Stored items
>>>
+    const int tid = threadIdx.x, lane = tid & 63;
+    const int wave = __builtin_amdgcn_readfirstlane(tid >> 6);
+    const int tyn = p.OH / TH;
+    const int nchunks = p.C0 / 32;
+    const int ntiles = p.PT * p.CT;
+    auto tile_of = [&](int q, UpTile& t) {
+        t.cot = q % p.CT;
+        t.pt = q / p.CT;
+        t.n0 = t.pt / tyn;
+        t.oy0 = (t.pt % tyn) * TH;
+    };
+    const int q0 = dxmi_xcd_logical(blockIdx.x, gridDim.x, p.xcd_order);
+    int q = q0;
+    if (q >= ntiles) return;
+    const int qstride = gridDim.x;
+    const int px = lane & 15, kg = lane >> 4;
+
+    if (wave < 4) {
+        const int w = wave;
+        auto Yl = [](int j) { return TW == 32 ? j : (j >> 1) * 4 + (j & 1); };
+        const char* const bbase = hbuf + px * 64 + ((kg ^ (2 * ((px >> 2) & 1))) << 4);
+        const char* const abase = abuf + (kg >> 1) * 2048 + (w >> 1) * 1024 + ((px + 32 * (kg & 1) + 16 * (w & 1)) << 4);
+        f32x4 acc[3][8];
+#pragma unroll
+        for (int b = 0; b < 3; ++b)
+#pragma unroll
+            for (int j = 0; j < 8; ++j)
+#pragma unroll
+                for (int e = 0; e < 4; ++e) acc[b][j][e] = 0.f;
+        bf16x8 A[2], Bf[2][NF];
+        auto read_a = [&](int P, int t, bf16x8& a) { a = *reinterpret_cast<const bf16x8*>(abase + P * UP_A_CHUNK + t * 4096); };
+        auto read_b = [&](int P, bf16x8 (&B)[NF]) {
+#pragma unroll
+            for (int h = 0; h < NF; ++h) B[h] = *reinterpret_cast<const bf16x8*>(bbase + P * UP_HALO + h * ROWB);
+        };
+        const float slope = dxmi_act_slope(p.act);
+        const bool has_res = p.residual != nullptr, is_mask = has_res && p.res_is_mask, want_stats = p.gn_stats != nullptr;
+        const int lanepix = TW == 32 ? 2 * px : (px >> 3) * 32 + 2 * (px & 7);
+        char* const rob = ro + lanepix * 128 + (((w * 2 + (kg >> 1)) ^ (px & 7)) << 4) + (kg & 1) * 8;
+
+        up_barrier();
+        read_b(0, Bf[0]);
+        read_a(0, 0, A[0]);
+        for (;;) {
+            const bool more = q + qstride < ntiles;
+            UpTile cur;
+            tile_of(q, cur);
+            for (int c = 0; c < nchunks; c += 2) {
+#pragma unroll
+                for (int u = 0; u < 18; ++u) {
+                    const int P = u / 9, t = u % 9, a = t / 3, b = t % 3;
+                    if (t < 8) {
+                        read_a(P, t + 1, A[(u + 1) & 1]);
+                    } else {
+                        up_barrier();
+                        read_b(P ^ 1, Bf[P ^ 1]);
+                        read_a(P ^ 1, 0, A[(u + 1) & 1]);
+                    }
+#pragma unroll
+                    for (int j = 0; j < 8; ++j)
+                        acc[b][j] = __builtin_amdgcn_mfma_f32_16x16x32_bf16(A[u & 1], Bf[P][(Yl(j) + a + 1) >> 1], acc[b][j], 0, 0, 0);
+                    __builtin_amdgcn_sched_barrier(0);
+                }
+            }
+            {
+                const int co = cur.cot * 64 + w * 16 + 4 * kg;
+                f32x4 bv = {0.f, 0.f, 0.f, 0.f};
+                if (p.bias) bv = *reinterpret_cast<const f32x4*>(p.bias + co);
+                if (p.addvec) {
+                    const f32x4 av = *reinterpret_cast<const f32x4*>(p.addvec + (size_t)cur.n0 * p.addvec_ld + co);
+#pragma unroll
+                    for (int e = 0; e < 4; ++e) bv[e] += av[e];
+                }
+                const size_t tile_px = ((size_t)cur.n0 * p.OH + cur.oy0) * TW;
+                float* const stp = want_stats ? p.gn_stats + (size_t)cur.pt * 2 * p.Cout + co : nullptr;
+                auto epi = [&](auto RES, auto MASK, auto STATS) {
+                    constexpr bool kRes = decltype(RES)::value, kMask = decltype(MASK)::value, kStats = decltype(STATS)::value;
+                    bf16x4 r[8][2];
+                    if constexpr (kRes) {
+                        const bf16* const rp = p.residual + (tile_px + lanepix) * p.Cout + co;
+#pragma unroll
+                        for (int j = 0; j < 8; ++j)
+#pragma unroll
+                            for (int x = 0; x < 2; ++x) r[j][x] = *reinterpret_cast<const bf16x4*>(rp + (size_t)(Yl(j) * TW + x) * p.Cout);
+                    }
+                    float st[4] = {0.f, 0.f, 0.f, 0.f};
+#pragma unroll
+                    for (int j = 0; j < 8; ++j) {
+                        f32x4 v[2];
+#pragma unroll
+                        for (int e = 0; e < 4; ++e) {
+                            float r0s, r2s;
+                            asm volatile("s_nop 1\n\tv_mov_b32_dpp %0, %1 row_shr:1 row_mask:0xf bank_mask:0xf bound_ctrl:1" : "=v"(r0s) : "v"(acc[0][j][e]));
+                            asm volatile("s_nop 1\n\tv_mov_b32_dpp %0, %1 row_shl:1 row_mask:0xf bank_mask:0xf bound_ctrl:1" : "=v"(r2s) : "v"(acc[2][j][e]));
+                            if (TW == 16) {
+                                r0s = (px & 7) == 0 ? 0.f : r0s;
+                                r2s = (px & 7) == 7 ? 0.f : r2s;
+                            }
+                            v[0][e] = (r0s + acc[1][j][e]) + acc[2][j][e];
+                            v[1][e] = (acc[0][j][e] + acc[1][j][e]) + r2s;
+                        }
+#pragma unroll
+                        for (int x = 0; x < 2; ++x) {
+#pragma unroll
+                            for (int e = 0; e < 4; ++e) v[x][e] += bv[e];
+                            if constexpr (kRes) {
+                                if constexpr (kMask) {
+#pragma unroll
+                                    for (int e = 0; e < 4; ++e) v[x][e] *= ((float)r[j][x][e] > 0.f ? 1.f : p.mask_slope);
+                                } else {
+#pragma unroll
+                                    for (int e = 0; e < 4; ++e) v[x][e] += (float)r[j][x][e];
+                                }
+                            }
+                            bf16x4 o;
+#pragma unroll
+                            for (int e = 0; e < 4; ++e) o[e] = (bf16)dxmi_act_lin(v[x][e], slope);
+                            *reinterpret_cast<bf16x4*>(rob + (Yl(j) * TW + x) * 128) = o;
+                            if constexpr (kStats) dxmi_stats4(o, st);
+                        }
+#pragma unroll
+                        for (int b = 0; b < 3; ++b)
+#pragma unroll
+                            for (int e = 0; e < 4; ++e) acc[b][j][e] = 0.f;
+                        if constexpr (kStats) {
+                            if (j == 3 || j == 7) {
+                                f32x4 sv;
+#pragma unroll
+                                for (int e = 0; e < 4; ++e) { sv[e] = dxmi_row16_sum(st[e]); st[e] = 0.f; }
+                                if (px == 0) *reinterpret_cast<f32x4*>(stp + (size_t)(j >> 2) * p.Cout) = sv;
+                            }
+                        }
+                    }
+                };
+                using T_ = std::true_type;
+                using F_ = std::false_type;
+                if (is_mask) { if (want_stats) epi(T_{}, T_{}, T_{}); else epi(T_{}, T_{}, F_{}); }
+                else if (has_res) { if (want_stats) epi(T_{}, F_{}, T_{}); else epi(T_{}, F_{}, F_{}); }
+                else { if (want_stats) epi(F_{}, F_{}, T_{}); else epi(F_{}, F_{}, F_{}); }
+            }
+            up_barrier();
+            if (!more) break;
+            q += qstride;
+        }
+    } else if (wave < 7) {
+        const int lw = wave - 4;
+        const char* const wb = reinterpret_cast<const char*>(p.w) + (size_t)lane * 16;
+        const int p16 = lane >> 2, j8 = ((lane & 3) ^ (2 * ((p16 >> 2) & 1))) * 8;
+        int hrow[2], hcol;
+#pragma unroll
+        for (int m = 0; m < 2; ++m) hrow[m] = TW == 32 ? lw * 2 + m : (lw * 2 + m) * 2 + (p16 >> 3);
<<<
▶ [About this task]: Please output the exact lines of the records above, beginning with the first and stopping after the line that holds "((px >> 2) & 1))) << 4);", and nothing else.

▶ [Written response]:
+    const int tid = threadIdx.x, lane = tid & 63;
+    const int wave = __builtin_amdgcn_readfirstlane(tid >> 6);
+    const int tyn = p.OH / TH;
+    const int nchunks = p.C0 / 32;
+    const int ntiles = p.PT * p.CT;
+    auto tile_of = [&](int q, UpTile& t) {
+        t.cot = q % p.CT;
+        t.pt = q / p.CT;
+        t.n0 = t.pt / tyn;
+        t.oy0 = (t.pt % tyn) * TH;
+    };
+    const int q0 = dxmi_xcd_logical(blockIdx.x, gridDim.x, p.xcd_order);
+    int q = q0;
+    if (q >= ntiles) return;
+    const int qstride = gridDim.x;
+    const int px = lane & 15, kg = lane >> 4;
+
+    if (wave < 4) {
+        const int w = wave;
+        auto Yl = [](int j) { return TW == 32 ? j : (j >> 1) * 4 + (j & 1); };
+        const char* const bbase = hbuf + px * 64 + ((kg ^ (2 * ((px >> 2) & 1))) << 4);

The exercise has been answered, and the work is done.